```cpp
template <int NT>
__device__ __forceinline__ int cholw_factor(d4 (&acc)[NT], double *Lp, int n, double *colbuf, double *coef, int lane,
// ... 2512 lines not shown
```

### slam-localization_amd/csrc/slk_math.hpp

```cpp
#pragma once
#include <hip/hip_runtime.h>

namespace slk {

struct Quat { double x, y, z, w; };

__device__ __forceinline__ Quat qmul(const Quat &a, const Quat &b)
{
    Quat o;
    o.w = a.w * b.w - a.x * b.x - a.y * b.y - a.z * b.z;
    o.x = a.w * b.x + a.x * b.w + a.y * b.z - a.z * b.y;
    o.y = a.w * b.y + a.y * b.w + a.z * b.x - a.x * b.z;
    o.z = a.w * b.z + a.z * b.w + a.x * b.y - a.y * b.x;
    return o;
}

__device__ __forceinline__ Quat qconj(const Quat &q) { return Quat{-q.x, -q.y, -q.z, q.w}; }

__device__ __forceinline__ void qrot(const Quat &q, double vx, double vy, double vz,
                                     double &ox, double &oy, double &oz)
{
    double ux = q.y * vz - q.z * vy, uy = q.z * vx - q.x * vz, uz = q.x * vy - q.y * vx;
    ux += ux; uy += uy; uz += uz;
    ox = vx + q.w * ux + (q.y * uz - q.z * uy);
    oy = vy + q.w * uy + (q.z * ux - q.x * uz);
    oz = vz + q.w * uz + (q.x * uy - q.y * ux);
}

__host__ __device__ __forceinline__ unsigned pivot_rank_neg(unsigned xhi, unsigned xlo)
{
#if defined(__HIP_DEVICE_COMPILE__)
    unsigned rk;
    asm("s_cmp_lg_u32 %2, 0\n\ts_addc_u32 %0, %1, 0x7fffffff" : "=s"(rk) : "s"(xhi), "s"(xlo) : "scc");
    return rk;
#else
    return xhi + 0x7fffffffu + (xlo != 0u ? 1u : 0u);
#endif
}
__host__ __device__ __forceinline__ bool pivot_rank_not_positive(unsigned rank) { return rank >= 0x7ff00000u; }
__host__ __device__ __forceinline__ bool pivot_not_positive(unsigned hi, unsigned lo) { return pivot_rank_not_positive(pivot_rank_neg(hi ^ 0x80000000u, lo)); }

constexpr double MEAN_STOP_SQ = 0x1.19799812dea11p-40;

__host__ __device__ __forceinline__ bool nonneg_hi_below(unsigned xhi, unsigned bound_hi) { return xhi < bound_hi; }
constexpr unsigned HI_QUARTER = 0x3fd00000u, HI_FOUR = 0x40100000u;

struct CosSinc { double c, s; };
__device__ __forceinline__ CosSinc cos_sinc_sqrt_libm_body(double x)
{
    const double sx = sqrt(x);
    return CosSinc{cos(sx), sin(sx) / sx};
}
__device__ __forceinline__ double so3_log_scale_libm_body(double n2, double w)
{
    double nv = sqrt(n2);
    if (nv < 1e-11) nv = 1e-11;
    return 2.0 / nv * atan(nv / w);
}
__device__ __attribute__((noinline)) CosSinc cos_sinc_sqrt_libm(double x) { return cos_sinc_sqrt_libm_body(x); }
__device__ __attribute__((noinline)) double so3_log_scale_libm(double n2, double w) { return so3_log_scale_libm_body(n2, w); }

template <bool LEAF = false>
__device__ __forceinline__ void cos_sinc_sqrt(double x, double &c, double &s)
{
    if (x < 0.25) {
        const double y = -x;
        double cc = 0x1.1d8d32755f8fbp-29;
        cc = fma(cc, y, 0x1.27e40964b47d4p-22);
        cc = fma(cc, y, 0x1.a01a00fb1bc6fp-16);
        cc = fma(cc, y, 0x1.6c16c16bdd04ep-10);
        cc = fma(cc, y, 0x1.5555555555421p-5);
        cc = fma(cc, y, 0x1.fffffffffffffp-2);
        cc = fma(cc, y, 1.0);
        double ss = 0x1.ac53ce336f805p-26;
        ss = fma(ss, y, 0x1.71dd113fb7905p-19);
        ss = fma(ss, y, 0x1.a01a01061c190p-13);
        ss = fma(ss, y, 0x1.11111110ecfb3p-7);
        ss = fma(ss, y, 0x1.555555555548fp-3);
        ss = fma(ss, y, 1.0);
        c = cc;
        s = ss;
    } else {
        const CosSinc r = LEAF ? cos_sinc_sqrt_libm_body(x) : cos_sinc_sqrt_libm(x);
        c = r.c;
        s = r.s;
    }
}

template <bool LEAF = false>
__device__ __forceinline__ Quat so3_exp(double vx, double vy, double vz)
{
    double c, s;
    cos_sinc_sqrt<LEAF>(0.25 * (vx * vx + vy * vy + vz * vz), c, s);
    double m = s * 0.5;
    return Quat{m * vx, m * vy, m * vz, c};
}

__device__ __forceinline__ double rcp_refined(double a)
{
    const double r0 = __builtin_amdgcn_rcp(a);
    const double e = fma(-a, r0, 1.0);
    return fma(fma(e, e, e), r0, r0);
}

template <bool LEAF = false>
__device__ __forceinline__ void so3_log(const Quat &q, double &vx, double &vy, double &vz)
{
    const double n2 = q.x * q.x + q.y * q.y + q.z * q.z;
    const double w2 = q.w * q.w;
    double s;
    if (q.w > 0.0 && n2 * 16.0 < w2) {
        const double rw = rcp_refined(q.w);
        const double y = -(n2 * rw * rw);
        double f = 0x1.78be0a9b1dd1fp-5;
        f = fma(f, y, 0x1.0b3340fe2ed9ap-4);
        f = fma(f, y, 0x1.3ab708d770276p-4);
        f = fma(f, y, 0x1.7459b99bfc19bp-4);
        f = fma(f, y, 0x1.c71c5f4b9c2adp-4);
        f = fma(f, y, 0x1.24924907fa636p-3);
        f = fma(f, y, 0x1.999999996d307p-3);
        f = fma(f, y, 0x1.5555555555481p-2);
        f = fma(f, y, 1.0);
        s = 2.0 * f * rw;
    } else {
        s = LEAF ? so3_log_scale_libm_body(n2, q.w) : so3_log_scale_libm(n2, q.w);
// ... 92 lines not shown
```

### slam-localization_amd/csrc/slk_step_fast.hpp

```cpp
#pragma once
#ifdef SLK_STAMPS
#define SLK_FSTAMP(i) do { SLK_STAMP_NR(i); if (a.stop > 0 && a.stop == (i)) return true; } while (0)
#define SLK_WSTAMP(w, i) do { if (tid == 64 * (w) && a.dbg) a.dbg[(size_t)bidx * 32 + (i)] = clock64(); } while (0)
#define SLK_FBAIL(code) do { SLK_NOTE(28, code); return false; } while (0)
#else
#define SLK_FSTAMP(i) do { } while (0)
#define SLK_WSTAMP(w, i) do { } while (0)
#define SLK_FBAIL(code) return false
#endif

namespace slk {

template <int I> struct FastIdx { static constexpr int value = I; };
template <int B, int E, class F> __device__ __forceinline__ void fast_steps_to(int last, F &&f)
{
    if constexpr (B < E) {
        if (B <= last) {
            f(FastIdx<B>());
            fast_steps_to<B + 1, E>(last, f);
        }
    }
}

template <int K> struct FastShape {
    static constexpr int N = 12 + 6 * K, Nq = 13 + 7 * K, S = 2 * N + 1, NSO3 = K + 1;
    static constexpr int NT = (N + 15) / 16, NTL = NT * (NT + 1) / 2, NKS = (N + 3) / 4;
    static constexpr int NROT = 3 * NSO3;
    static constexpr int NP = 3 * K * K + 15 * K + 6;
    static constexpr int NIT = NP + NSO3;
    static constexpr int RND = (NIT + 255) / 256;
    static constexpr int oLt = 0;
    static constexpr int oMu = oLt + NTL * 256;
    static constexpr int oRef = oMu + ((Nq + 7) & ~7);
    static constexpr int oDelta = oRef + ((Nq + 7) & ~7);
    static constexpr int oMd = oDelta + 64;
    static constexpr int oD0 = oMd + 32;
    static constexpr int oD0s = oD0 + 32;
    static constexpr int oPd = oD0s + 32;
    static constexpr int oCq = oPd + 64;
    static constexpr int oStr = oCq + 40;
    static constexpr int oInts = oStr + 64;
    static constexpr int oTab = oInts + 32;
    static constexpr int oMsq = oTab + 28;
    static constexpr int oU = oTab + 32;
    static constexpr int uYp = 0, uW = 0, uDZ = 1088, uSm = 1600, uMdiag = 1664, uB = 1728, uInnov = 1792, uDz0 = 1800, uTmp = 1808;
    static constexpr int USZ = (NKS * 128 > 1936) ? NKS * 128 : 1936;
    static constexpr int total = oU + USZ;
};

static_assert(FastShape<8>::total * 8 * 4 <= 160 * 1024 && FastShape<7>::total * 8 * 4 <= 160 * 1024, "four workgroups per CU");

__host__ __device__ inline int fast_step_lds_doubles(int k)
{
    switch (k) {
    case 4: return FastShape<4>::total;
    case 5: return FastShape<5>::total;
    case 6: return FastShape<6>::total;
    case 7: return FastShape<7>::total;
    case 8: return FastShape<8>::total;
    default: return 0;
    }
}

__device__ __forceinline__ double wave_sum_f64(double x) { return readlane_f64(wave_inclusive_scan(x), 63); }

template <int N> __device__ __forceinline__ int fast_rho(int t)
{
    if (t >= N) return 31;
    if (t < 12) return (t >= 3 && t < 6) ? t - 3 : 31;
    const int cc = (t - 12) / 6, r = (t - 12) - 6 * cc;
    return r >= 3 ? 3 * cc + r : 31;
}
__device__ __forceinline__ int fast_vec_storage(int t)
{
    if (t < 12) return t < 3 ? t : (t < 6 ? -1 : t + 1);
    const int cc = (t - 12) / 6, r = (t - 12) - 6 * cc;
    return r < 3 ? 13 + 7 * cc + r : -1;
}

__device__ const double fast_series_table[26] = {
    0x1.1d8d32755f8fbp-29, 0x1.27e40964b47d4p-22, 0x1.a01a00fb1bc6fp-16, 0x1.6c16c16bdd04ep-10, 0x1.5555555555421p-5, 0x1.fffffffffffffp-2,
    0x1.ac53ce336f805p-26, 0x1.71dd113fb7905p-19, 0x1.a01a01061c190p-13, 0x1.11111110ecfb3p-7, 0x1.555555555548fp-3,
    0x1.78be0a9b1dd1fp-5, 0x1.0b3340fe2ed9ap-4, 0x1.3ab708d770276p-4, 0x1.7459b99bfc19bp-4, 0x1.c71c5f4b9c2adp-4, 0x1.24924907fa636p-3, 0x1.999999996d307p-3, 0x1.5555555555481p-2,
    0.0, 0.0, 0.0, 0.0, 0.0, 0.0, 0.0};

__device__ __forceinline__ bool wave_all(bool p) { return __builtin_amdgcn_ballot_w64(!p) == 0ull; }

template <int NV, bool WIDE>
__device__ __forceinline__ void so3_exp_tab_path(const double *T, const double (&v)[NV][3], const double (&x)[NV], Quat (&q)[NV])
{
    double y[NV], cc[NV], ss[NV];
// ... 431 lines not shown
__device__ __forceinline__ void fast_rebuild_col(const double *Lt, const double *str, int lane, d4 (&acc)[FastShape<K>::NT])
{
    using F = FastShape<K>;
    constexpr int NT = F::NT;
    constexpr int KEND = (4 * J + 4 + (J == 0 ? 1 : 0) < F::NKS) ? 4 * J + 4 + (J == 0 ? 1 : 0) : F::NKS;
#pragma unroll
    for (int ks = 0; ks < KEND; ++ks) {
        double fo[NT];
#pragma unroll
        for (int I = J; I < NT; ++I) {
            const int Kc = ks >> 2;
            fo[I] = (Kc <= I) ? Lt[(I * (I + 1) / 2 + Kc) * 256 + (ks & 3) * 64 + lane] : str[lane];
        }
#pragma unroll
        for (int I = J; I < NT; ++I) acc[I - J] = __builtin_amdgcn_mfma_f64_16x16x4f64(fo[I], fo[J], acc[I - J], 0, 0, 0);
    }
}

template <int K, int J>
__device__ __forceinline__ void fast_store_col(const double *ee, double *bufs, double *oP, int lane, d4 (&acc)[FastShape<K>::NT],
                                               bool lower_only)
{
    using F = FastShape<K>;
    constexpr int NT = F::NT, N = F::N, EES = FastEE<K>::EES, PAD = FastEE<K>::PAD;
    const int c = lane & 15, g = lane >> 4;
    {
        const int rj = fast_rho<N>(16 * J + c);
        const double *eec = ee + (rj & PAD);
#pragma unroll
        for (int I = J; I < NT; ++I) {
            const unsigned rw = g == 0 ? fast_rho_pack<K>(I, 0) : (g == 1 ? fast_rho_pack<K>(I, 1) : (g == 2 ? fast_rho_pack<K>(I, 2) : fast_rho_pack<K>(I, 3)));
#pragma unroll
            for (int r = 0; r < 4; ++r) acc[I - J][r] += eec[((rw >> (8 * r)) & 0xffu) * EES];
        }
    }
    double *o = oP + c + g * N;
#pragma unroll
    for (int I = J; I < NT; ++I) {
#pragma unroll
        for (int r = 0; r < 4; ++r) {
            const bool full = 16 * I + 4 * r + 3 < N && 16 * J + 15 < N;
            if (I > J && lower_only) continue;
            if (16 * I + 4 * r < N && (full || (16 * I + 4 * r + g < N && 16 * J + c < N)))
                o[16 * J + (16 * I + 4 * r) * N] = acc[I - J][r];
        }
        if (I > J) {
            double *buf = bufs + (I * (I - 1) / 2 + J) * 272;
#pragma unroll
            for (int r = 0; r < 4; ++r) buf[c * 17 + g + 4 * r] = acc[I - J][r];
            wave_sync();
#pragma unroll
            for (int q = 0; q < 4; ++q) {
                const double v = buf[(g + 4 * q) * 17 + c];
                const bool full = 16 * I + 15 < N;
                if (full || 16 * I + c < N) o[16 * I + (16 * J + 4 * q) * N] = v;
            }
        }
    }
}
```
:::
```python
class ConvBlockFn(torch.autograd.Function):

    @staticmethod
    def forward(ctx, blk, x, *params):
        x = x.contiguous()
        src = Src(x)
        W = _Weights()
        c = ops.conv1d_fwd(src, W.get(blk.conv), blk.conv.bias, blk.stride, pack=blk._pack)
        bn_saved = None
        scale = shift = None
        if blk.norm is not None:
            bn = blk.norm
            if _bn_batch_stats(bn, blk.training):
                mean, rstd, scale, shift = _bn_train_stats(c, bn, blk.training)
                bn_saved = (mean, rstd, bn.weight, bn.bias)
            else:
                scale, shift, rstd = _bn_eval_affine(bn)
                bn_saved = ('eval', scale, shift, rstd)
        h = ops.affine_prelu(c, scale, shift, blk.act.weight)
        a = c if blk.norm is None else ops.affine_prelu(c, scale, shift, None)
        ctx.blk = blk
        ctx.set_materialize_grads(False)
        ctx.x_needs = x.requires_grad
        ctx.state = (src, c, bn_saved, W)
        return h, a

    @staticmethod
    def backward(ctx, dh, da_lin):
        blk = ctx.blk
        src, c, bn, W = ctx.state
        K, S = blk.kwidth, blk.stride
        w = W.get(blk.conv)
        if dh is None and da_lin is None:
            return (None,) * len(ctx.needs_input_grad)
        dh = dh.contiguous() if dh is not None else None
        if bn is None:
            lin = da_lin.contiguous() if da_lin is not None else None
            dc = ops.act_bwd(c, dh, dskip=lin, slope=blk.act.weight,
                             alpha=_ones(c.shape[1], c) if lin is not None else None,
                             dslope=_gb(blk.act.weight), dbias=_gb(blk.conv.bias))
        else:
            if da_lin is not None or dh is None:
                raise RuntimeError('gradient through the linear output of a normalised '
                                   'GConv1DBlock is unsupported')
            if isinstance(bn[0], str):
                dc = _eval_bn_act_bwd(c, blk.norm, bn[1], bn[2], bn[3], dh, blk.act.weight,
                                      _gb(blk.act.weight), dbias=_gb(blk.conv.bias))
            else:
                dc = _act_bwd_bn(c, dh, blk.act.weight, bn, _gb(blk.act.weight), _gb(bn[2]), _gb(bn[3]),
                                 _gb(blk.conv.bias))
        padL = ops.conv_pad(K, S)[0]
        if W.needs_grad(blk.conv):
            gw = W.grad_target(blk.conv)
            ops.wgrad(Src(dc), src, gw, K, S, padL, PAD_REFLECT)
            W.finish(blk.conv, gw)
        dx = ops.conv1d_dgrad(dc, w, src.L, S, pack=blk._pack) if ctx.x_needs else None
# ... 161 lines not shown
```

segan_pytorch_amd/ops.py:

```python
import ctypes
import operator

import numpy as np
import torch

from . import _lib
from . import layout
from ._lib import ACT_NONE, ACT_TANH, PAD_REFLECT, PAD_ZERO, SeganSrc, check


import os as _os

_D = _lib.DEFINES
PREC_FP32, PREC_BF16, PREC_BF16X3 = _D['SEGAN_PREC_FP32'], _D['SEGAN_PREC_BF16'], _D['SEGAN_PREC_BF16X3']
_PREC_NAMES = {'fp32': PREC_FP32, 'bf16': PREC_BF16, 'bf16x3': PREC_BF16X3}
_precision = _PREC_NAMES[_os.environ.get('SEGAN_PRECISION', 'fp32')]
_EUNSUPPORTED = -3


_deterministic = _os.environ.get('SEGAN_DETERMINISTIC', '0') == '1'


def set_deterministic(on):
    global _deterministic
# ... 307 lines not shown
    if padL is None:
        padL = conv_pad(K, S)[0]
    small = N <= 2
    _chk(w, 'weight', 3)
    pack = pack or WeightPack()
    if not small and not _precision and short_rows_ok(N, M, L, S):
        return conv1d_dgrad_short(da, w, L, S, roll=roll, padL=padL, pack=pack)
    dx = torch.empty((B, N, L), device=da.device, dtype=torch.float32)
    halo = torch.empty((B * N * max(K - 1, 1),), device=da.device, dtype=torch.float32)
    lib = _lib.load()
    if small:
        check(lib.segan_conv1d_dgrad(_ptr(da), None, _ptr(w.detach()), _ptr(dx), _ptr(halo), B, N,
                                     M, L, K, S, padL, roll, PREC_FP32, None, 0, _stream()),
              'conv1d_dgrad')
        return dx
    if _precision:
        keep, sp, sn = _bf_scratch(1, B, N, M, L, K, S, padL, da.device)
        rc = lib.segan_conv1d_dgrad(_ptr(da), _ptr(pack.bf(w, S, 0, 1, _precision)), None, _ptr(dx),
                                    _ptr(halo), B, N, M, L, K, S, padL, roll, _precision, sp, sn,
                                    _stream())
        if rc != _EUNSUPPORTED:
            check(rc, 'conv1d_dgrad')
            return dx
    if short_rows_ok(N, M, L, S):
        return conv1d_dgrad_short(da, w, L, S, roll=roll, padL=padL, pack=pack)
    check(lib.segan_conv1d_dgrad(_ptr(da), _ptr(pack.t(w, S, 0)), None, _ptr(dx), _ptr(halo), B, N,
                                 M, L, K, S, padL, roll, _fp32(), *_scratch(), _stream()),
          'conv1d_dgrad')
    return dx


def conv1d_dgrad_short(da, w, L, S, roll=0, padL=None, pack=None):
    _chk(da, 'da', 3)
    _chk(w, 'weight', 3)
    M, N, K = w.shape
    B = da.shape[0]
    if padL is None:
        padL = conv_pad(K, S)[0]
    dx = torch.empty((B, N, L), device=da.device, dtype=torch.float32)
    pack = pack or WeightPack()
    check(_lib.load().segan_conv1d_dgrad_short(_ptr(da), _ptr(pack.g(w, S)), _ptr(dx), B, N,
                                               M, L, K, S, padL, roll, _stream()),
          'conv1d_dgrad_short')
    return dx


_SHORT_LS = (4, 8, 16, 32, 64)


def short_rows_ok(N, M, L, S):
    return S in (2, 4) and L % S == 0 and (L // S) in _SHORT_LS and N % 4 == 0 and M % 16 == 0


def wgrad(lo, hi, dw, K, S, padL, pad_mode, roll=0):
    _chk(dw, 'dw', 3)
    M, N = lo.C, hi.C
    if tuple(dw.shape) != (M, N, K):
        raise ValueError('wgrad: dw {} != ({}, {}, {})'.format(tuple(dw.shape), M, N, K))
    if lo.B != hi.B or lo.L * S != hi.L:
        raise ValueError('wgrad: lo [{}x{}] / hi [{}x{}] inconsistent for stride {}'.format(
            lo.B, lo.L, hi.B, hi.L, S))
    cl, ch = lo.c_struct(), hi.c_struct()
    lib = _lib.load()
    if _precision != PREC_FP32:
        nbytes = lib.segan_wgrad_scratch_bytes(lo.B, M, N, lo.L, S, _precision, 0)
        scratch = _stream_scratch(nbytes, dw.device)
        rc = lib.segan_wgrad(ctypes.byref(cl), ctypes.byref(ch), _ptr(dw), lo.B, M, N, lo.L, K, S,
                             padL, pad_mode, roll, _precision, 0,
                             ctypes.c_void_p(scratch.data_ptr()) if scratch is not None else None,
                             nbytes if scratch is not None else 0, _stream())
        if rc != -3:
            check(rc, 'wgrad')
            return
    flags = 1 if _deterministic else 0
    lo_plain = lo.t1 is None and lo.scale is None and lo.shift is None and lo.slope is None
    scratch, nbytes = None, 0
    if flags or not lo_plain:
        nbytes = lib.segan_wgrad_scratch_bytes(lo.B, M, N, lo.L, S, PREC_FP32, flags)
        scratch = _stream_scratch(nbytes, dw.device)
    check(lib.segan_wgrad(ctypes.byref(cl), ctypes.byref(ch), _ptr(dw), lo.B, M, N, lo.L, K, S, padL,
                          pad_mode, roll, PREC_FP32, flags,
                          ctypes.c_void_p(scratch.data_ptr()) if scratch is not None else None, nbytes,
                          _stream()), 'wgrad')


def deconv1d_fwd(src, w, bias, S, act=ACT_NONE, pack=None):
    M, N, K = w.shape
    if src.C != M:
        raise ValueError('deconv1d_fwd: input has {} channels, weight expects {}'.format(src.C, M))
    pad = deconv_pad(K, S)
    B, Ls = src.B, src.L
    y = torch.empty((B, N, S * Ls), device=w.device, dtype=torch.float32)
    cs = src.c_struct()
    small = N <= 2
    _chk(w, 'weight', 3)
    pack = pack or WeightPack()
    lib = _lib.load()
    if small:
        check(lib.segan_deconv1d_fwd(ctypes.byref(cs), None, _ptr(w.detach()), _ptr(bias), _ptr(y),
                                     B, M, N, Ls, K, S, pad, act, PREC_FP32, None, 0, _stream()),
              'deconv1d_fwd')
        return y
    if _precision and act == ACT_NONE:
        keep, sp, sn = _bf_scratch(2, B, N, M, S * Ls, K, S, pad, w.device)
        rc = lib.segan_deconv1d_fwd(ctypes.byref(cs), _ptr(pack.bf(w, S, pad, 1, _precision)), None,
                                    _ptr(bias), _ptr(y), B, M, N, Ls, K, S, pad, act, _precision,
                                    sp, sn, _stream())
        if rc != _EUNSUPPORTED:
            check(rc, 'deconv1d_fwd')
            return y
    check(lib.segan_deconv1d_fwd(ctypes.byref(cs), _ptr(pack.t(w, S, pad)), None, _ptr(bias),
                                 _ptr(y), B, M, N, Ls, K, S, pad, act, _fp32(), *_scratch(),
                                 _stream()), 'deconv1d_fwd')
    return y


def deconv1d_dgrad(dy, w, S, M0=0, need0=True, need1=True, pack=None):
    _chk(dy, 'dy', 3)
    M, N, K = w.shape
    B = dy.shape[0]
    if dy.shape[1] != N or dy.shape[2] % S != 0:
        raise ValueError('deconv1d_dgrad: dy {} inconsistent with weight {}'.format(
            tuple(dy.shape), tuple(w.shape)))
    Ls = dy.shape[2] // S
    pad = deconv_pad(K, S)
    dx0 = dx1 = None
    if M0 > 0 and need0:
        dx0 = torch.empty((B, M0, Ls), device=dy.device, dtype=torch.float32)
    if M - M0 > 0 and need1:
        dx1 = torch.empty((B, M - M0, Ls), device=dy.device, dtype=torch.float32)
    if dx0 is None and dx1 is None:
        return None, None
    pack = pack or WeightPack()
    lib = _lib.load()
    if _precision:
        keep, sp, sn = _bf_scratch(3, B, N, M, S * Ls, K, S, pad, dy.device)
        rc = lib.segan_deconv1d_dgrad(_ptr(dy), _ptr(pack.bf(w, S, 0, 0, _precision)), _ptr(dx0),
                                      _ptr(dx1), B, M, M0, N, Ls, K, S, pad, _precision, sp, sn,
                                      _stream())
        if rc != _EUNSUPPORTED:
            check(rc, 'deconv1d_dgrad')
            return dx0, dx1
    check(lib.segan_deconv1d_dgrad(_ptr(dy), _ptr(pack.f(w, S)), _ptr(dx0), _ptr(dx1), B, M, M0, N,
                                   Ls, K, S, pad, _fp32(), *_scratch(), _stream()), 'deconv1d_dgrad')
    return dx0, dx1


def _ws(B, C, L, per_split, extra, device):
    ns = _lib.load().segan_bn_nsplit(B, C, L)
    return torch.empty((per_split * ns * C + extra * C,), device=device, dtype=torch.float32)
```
:::
* [EXERCISE INSTRUCTIONS]:
Please show the lines in the entries above that hold the string "ValueError".

* [ANSWER TO THIS TASK]:
        raise ValueError('wgrad: dw {} != ({}, {}, {})'.format(tuple(dw.shape), M, N, K))
        raise ValueError('wgrad: lo [{}x{}] / hi [{}x{}] inconsistent for stride {}'.format(
        raise ValueError('deconv1d_fwd: input has {} channels, weight expects {}'.format(src.C, M))
        raise ValueError('deconv1d_dgrad: dy {} inconsistent with weight {}'.format(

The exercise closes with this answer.